> **Exercise**
Look for the string "data" in the listing below, then copy every line that has it.

+ + + + + + +

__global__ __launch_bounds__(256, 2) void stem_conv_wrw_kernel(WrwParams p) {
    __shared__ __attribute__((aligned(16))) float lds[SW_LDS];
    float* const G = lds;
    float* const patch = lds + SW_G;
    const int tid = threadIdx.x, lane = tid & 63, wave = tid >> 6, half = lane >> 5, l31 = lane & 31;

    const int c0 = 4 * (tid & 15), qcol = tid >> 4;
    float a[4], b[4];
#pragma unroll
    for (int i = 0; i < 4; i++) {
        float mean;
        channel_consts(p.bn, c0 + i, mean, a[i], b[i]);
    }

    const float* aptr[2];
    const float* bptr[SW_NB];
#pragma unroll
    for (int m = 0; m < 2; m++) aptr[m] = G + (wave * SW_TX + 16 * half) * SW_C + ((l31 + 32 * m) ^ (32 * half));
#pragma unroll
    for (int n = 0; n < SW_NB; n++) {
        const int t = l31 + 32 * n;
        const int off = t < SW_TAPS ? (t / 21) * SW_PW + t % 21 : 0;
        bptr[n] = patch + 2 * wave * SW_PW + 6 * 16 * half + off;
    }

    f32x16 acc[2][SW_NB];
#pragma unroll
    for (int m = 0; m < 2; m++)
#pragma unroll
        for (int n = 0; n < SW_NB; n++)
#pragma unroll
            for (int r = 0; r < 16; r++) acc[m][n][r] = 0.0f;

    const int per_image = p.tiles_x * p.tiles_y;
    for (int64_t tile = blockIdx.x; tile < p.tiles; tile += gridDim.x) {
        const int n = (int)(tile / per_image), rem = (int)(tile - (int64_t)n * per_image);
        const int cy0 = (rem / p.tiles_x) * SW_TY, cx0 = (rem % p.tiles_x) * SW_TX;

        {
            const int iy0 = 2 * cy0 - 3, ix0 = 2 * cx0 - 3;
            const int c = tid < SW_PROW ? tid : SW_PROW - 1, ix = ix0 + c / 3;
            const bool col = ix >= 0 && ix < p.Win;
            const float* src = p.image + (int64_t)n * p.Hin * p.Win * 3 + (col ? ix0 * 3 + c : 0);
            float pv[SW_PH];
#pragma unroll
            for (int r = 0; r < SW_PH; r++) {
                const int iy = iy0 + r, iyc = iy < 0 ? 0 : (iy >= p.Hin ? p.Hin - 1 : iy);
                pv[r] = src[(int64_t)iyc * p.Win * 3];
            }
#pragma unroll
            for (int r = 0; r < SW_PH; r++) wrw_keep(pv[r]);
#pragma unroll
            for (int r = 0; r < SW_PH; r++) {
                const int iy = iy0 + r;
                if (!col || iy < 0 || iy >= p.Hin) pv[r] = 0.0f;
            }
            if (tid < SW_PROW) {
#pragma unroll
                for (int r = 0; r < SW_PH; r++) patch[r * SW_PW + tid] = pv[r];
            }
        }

+ + + + + + +

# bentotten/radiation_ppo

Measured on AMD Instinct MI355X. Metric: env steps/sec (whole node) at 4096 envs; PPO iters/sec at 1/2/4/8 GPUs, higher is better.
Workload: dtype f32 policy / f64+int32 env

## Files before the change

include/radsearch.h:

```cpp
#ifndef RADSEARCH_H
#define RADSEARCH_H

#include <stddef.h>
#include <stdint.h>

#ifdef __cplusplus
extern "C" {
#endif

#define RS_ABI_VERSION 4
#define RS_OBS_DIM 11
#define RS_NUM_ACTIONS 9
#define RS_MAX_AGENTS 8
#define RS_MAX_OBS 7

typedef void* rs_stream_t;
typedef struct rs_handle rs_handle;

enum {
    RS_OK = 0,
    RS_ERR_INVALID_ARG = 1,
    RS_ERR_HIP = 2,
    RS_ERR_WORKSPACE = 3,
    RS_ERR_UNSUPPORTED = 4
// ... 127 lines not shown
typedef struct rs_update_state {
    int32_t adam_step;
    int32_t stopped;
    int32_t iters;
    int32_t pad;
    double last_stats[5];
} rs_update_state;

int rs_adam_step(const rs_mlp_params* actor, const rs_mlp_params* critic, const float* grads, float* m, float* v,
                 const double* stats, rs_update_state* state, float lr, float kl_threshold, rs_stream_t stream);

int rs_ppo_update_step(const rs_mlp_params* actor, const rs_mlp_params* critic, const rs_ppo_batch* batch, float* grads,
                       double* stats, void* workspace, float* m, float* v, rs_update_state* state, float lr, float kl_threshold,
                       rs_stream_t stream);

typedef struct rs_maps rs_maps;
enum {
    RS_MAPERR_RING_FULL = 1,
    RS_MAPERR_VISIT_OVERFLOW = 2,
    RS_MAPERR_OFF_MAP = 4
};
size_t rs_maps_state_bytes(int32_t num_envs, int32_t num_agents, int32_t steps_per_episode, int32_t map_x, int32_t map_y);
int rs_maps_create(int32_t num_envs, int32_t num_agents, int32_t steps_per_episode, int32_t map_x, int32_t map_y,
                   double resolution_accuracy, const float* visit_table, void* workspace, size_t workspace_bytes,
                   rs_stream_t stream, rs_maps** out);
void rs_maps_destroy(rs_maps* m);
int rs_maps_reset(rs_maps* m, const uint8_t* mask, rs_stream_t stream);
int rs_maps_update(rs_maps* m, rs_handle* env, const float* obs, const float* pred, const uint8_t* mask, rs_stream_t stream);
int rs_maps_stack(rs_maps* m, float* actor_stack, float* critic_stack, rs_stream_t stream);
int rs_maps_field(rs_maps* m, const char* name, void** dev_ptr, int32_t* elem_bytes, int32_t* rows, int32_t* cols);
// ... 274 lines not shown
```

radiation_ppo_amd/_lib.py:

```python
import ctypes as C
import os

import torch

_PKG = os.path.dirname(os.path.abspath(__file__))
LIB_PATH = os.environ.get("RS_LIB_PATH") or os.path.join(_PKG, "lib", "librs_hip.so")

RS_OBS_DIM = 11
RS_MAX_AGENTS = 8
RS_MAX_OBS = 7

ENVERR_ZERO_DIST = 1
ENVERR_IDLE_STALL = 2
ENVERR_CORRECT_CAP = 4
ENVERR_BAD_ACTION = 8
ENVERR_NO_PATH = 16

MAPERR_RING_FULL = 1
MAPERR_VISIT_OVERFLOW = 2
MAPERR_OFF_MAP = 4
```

+ + + + + + +

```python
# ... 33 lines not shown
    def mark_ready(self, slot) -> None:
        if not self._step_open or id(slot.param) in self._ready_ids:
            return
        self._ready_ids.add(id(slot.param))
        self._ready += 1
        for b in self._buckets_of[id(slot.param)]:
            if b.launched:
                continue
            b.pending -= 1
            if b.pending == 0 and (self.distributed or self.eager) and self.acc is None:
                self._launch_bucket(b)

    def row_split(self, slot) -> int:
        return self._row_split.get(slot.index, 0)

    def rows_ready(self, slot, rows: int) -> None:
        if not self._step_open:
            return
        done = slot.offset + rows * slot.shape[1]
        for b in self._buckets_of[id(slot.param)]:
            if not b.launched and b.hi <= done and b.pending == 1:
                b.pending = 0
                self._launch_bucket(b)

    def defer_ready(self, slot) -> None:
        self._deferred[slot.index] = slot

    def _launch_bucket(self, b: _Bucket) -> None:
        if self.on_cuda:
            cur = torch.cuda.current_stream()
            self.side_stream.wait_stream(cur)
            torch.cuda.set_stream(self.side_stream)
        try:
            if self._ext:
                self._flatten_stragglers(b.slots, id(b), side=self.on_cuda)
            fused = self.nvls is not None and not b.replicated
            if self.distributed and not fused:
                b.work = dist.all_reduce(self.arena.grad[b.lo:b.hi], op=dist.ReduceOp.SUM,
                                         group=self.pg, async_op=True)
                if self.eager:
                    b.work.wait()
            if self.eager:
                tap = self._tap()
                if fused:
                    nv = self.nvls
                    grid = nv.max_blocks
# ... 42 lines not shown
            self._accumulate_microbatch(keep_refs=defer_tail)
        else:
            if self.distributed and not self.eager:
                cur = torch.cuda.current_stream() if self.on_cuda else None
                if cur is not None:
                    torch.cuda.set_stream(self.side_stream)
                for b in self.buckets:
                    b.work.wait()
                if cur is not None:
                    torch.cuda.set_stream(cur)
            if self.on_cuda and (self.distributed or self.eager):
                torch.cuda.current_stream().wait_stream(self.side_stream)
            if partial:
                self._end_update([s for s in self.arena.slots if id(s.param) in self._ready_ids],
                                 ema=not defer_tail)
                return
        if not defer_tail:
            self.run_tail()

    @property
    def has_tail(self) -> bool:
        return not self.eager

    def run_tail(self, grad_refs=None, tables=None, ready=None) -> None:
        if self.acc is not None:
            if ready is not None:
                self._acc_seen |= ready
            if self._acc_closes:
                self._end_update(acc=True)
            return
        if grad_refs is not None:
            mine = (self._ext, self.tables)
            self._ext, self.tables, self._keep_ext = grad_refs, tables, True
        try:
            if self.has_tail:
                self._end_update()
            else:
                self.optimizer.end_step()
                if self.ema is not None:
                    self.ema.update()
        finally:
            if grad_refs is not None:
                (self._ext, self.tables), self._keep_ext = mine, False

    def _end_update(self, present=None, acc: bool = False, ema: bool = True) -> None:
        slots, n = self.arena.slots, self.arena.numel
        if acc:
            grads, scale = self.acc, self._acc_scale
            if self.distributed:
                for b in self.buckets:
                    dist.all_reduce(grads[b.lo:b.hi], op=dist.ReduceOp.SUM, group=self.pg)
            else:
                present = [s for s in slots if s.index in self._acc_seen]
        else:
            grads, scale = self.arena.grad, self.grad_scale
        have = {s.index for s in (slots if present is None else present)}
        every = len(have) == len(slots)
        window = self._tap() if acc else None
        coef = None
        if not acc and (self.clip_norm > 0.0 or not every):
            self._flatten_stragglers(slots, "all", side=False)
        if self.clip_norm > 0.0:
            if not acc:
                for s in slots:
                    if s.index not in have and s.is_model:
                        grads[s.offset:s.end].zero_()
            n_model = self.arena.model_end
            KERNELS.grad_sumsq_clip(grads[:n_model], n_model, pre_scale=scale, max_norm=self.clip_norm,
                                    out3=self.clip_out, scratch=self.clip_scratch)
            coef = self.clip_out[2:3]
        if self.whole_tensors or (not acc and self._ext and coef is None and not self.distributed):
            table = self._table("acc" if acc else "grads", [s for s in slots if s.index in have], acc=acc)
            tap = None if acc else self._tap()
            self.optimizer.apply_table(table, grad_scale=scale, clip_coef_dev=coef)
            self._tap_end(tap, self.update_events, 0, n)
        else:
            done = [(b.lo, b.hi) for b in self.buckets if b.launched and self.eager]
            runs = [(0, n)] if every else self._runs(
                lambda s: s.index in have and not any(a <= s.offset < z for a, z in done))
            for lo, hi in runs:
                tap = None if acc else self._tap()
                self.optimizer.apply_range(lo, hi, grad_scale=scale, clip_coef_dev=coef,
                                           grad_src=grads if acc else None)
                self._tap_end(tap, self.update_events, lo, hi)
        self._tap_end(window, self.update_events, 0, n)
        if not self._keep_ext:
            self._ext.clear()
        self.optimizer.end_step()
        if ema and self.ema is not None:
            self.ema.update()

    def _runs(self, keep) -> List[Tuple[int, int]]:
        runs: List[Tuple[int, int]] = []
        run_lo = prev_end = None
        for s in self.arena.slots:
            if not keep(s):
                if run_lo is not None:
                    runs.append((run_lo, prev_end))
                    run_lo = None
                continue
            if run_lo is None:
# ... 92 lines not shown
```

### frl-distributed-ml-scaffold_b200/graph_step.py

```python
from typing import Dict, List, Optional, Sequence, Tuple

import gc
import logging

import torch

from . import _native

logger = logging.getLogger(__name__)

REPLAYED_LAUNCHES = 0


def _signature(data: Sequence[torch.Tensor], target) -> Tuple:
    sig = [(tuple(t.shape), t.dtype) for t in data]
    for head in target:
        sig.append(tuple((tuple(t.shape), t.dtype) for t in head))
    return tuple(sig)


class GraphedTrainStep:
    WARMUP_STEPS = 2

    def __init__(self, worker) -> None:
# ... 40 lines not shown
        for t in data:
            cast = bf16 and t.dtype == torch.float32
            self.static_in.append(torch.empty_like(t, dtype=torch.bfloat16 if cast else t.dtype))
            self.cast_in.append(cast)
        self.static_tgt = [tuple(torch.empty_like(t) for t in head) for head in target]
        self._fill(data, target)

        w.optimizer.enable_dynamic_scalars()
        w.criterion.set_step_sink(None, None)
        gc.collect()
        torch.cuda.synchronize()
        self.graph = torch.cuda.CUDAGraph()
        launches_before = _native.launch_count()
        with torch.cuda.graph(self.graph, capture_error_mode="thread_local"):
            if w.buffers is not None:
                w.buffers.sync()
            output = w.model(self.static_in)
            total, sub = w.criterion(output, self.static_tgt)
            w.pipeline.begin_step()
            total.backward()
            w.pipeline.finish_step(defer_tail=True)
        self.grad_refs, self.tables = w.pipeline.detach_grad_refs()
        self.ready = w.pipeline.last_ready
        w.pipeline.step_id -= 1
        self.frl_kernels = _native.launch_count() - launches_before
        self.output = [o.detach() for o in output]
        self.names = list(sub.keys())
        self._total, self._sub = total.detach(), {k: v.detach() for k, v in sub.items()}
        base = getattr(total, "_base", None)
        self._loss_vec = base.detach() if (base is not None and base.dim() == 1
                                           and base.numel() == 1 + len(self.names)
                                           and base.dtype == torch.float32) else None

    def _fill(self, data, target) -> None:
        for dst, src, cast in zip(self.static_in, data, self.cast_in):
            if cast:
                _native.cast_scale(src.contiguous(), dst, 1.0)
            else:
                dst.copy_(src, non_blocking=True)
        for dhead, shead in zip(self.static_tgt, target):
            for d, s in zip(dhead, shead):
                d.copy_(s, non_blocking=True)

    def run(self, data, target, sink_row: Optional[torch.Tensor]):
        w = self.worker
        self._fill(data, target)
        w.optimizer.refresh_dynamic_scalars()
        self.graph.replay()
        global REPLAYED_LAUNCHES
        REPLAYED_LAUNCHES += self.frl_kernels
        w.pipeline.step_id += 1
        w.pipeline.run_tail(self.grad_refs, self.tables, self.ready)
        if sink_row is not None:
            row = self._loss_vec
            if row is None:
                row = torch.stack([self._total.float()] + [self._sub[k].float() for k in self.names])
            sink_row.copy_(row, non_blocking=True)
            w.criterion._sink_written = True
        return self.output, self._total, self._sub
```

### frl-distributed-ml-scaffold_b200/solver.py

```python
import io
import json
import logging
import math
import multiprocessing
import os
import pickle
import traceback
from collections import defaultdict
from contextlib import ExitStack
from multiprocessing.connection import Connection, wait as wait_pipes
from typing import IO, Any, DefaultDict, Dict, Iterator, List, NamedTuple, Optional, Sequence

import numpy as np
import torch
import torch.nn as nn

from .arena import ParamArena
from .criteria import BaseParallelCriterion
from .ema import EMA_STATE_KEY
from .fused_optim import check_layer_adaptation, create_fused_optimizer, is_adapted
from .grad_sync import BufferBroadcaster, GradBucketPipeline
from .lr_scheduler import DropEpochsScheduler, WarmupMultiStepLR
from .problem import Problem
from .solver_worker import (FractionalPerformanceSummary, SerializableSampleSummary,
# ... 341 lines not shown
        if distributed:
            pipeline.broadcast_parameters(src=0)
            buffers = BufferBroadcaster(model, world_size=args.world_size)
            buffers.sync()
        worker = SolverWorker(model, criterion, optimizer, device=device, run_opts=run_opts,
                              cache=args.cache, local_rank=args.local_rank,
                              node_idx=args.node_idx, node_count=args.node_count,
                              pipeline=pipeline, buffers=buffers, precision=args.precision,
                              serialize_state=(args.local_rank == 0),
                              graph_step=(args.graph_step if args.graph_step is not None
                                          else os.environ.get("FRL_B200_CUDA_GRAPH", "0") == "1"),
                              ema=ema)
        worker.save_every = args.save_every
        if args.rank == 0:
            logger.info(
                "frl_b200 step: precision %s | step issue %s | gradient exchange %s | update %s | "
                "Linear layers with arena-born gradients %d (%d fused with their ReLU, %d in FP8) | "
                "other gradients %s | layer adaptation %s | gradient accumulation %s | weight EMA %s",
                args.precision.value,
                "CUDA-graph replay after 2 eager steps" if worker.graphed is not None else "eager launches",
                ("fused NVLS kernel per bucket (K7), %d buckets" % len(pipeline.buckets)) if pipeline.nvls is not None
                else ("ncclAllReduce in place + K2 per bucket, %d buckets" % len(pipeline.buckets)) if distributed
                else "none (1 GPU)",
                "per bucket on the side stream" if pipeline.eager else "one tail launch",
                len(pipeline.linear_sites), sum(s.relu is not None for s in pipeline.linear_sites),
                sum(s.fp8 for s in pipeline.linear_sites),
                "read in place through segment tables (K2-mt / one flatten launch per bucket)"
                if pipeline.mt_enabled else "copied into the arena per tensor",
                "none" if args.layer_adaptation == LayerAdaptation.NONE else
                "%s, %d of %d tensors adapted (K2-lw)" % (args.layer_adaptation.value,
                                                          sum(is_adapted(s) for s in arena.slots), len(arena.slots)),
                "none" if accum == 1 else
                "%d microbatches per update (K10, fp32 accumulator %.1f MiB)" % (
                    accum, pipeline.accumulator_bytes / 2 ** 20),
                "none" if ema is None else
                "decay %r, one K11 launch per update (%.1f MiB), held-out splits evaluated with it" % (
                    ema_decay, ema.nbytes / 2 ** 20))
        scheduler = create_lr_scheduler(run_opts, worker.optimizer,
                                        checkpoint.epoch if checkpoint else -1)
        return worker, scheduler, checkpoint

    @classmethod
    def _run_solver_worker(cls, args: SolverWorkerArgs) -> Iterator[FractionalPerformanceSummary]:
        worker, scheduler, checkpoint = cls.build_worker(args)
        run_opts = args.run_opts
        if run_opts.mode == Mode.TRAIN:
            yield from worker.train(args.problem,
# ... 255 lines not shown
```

+ + + + + + +

> **Exercise answer**
def _signature(data: Sequence[torch.Tensor], target) -> Tuple:
    sig = [(tuple(t.shape), t.dtype) for t in data]
        for t in data:
        self._fill(data, target)
    def _fill(self, data, target) -> None:
        for dst, src, cast in zip(self.static_in, data, self.cast_in):
    def run(self, data, target, sink_row: Optional[torch.Tensor]):
        self._fill(data, target)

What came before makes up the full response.